§ HOW TO COMPLETE THIS TASK:
Please report how many lines of the listing hold the word "csrc". Add nothing to the number.

§ GIVEN INFORMATION:
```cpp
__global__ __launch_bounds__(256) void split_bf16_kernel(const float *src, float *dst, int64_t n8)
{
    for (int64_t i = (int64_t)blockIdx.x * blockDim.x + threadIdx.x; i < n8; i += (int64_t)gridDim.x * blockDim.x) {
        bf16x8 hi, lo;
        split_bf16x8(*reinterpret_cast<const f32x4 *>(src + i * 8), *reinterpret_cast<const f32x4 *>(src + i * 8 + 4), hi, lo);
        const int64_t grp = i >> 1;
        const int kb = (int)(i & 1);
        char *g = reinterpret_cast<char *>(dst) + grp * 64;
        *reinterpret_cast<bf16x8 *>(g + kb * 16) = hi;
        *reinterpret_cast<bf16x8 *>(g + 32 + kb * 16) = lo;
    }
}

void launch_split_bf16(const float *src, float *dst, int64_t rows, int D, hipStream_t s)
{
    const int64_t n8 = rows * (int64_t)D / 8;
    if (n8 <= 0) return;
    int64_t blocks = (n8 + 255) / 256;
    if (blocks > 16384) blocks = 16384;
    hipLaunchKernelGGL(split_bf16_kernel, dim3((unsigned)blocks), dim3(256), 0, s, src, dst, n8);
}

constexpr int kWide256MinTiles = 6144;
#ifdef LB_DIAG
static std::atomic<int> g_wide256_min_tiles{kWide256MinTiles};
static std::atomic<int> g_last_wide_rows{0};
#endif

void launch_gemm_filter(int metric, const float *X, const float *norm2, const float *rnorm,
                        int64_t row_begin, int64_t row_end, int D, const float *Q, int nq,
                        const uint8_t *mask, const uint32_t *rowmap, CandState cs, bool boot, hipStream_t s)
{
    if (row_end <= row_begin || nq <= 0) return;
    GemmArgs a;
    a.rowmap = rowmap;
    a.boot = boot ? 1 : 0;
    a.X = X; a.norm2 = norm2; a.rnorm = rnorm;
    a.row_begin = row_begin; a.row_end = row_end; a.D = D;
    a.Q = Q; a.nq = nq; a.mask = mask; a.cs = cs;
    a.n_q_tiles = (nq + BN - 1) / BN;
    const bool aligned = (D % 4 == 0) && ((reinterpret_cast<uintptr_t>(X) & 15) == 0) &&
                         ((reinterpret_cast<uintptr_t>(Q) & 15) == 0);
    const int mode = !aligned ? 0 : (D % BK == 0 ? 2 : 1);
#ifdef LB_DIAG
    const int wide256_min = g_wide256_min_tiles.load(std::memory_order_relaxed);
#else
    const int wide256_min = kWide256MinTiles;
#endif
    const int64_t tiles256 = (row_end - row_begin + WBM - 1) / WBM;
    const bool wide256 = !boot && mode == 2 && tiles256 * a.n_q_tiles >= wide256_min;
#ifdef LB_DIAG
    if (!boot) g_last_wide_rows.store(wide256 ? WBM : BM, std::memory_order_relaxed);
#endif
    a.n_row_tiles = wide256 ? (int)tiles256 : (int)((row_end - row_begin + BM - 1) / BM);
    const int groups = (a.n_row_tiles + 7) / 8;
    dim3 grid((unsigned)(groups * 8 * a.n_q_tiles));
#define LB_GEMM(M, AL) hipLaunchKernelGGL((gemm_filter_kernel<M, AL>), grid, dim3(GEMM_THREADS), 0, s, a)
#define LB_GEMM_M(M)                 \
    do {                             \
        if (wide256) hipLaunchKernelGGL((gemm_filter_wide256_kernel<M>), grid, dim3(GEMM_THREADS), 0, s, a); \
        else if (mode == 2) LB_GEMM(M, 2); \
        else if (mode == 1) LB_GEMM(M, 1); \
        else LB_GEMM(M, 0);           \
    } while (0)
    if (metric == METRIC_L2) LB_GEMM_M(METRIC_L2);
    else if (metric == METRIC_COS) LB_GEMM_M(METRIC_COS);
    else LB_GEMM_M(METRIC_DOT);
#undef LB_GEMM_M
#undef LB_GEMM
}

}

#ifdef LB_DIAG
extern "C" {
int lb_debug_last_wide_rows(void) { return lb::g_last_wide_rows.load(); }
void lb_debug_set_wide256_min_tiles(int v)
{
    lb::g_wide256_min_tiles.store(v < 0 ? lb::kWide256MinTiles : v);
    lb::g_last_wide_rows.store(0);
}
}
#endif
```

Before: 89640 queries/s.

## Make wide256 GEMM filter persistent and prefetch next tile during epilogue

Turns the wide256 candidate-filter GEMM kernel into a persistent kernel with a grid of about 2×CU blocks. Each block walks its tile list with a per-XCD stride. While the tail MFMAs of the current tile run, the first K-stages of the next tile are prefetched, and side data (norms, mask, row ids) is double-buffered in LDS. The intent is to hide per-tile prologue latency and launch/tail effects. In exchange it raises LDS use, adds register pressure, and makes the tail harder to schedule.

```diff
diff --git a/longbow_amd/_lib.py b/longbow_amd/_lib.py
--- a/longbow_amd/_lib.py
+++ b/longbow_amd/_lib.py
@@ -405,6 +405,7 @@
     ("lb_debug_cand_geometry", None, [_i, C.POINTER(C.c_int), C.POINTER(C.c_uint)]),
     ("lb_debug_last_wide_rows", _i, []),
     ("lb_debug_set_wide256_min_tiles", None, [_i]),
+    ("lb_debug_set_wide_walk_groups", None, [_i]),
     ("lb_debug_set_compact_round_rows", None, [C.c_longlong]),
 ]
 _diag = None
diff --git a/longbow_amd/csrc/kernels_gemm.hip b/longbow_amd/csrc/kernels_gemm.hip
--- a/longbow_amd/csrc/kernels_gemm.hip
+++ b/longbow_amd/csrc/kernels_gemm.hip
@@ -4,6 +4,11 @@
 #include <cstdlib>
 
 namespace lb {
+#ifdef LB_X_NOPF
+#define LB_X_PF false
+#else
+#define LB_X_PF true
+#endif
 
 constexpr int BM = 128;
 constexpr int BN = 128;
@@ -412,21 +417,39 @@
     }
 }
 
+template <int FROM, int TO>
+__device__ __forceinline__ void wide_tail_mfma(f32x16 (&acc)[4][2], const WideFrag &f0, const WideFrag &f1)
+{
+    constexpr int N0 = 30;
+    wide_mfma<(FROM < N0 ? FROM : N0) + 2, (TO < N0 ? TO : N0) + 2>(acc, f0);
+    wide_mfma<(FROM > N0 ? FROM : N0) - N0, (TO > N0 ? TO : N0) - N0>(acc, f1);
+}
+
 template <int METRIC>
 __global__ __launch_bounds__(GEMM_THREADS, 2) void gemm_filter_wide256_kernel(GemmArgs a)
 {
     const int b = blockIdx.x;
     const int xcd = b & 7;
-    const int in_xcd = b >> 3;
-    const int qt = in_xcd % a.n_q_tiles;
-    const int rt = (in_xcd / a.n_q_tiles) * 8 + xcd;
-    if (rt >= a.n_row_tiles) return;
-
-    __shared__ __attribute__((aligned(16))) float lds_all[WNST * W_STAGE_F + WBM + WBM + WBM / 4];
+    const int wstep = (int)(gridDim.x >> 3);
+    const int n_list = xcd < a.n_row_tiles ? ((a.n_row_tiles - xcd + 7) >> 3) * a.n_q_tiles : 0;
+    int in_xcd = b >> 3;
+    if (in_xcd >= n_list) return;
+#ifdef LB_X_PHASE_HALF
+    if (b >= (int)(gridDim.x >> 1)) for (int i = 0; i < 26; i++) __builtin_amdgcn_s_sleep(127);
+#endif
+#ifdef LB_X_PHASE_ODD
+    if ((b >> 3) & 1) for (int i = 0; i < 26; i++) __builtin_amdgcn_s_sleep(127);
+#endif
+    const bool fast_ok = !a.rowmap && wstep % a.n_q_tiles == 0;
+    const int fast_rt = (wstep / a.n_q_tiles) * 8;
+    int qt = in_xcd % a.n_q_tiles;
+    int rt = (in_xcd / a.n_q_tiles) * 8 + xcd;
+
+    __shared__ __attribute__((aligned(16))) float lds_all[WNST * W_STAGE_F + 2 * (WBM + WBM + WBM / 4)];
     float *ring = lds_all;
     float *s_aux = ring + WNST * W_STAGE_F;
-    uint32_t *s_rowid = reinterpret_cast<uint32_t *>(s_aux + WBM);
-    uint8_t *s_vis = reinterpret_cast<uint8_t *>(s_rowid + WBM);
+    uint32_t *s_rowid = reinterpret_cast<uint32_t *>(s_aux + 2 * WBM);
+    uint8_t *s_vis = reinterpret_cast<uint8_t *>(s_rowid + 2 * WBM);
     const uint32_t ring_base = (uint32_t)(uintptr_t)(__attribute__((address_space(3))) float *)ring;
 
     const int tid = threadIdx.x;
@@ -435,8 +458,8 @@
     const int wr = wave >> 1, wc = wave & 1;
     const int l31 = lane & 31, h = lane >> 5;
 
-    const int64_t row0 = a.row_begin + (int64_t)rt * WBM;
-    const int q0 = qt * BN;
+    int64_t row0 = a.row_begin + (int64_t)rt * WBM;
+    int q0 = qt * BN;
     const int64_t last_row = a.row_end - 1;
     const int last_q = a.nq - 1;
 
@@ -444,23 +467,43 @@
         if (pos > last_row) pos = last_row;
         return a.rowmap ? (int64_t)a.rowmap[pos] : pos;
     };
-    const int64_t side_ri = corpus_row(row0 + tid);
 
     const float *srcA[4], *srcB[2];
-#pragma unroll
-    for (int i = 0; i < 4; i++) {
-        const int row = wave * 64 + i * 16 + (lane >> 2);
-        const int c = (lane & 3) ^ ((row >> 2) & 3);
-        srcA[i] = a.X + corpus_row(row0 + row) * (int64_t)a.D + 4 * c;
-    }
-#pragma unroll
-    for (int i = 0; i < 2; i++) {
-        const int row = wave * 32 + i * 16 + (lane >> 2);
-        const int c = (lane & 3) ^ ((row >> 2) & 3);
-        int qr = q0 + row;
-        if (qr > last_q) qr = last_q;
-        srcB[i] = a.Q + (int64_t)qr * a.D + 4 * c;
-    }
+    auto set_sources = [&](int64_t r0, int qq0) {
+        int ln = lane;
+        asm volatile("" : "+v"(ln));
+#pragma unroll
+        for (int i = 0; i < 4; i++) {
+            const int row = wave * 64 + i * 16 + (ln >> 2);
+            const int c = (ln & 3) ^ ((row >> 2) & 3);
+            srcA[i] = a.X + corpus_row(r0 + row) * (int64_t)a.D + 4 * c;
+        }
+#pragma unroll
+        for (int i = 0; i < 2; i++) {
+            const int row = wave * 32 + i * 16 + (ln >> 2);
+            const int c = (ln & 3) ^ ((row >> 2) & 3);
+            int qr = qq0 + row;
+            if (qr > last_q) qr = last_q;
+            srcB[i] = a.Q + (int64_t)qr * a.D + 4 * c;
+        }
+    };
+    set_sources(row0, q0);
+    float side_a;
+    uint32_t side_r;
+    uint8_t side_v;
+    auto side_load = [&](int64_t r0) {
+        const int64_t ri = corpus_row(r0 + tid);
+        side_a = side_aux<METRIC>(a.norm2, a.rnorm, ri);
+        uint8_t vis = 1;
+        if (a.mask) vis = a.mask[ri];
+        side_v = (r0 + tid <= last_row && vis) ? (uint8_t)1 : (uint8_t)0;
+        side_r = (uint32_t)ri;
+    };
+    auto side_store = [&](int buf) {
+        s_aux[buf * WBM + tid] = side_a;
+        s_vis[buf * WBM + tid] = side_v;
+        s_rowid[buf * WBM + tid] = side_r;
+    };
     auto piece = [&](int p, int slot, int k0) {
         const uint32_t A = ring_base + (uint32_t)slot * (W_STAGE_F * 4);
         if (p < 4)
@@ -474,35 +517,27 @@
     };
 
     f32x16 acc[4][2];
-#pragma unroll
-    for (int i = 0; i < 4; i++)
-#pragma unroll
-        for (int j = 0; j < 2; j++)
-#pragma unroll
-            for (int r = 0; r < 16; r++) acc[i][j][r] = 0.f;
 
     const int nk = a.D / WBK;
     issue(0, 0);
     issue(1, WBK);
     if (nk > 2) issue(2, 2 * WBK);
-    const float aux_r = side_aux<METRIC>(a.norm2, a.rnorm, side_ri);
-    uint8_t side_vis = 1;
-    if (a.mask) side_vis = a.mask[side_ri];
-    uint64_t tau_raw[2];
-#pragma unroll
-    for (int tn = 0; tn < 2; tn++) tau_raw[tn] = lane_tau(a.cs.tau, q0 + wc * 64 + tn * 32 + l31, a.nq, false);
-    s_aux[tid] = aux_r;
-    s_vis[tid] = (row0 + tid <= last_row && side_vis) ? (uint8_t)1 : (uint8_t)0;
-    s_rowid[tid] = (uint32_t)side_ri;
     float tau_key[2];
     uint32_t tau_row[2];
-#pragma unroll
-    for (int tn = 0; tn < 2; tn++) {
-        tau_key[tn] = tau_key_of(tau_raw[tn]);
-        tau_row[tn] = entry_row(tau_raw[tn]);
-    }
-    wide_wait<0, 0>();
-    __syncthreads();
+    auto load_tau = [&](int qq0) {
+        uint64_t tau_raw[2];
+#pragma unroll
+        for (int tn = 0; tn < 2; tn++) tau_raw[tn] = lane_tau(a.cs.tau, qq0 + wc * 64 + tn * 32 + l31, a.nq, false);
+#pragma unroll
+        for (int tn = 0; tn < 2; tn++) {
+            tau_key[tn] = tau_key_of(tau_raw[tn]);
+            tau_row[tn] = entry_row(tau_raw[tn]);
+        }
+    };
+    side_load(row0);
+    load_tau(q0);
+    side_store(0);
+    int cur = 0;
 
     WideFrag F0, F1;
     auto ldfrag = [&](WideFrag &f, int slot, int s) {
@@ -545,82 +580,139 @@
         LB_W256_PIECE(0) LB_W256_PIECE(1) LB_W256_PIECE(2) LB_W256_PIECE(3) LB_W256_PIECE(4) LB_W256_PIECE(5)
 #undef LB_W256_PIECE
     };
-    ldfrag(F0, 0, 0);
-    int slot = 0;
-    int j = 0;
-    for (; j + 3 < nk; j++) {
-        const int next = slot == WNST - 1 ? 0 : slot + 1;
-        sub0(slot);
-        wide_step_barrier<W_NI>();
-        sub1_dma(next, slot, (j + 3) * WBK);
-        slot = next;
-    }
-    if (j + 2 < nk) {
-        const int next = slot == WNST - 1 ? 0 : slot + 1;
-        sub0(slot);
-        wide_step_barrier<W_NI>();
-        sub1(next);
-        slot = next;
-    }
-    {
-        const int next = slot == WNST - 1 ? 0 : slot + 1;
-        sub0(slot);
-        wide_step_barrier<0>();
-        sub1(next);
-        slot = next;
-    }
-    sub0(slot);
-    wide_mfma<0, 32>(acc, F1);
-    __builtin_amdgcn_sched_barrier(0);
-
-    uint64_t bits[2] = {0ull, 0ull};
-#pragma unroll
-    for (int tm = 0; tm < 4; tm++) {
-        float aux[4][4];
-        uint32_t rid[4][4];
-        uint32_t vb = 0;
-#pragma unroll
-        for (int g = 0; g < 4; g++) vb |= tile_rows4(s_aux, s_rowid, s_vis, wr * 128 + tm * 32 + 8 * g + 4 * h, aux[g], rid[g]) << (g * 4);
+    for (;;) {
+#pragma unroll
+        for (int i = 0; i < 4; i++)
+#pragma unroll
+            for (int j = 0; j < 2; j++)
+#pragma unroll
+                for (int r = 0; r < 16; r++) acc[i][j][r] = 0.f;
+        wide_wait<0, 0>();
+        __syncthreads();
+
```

§ TASK ANSWER:
3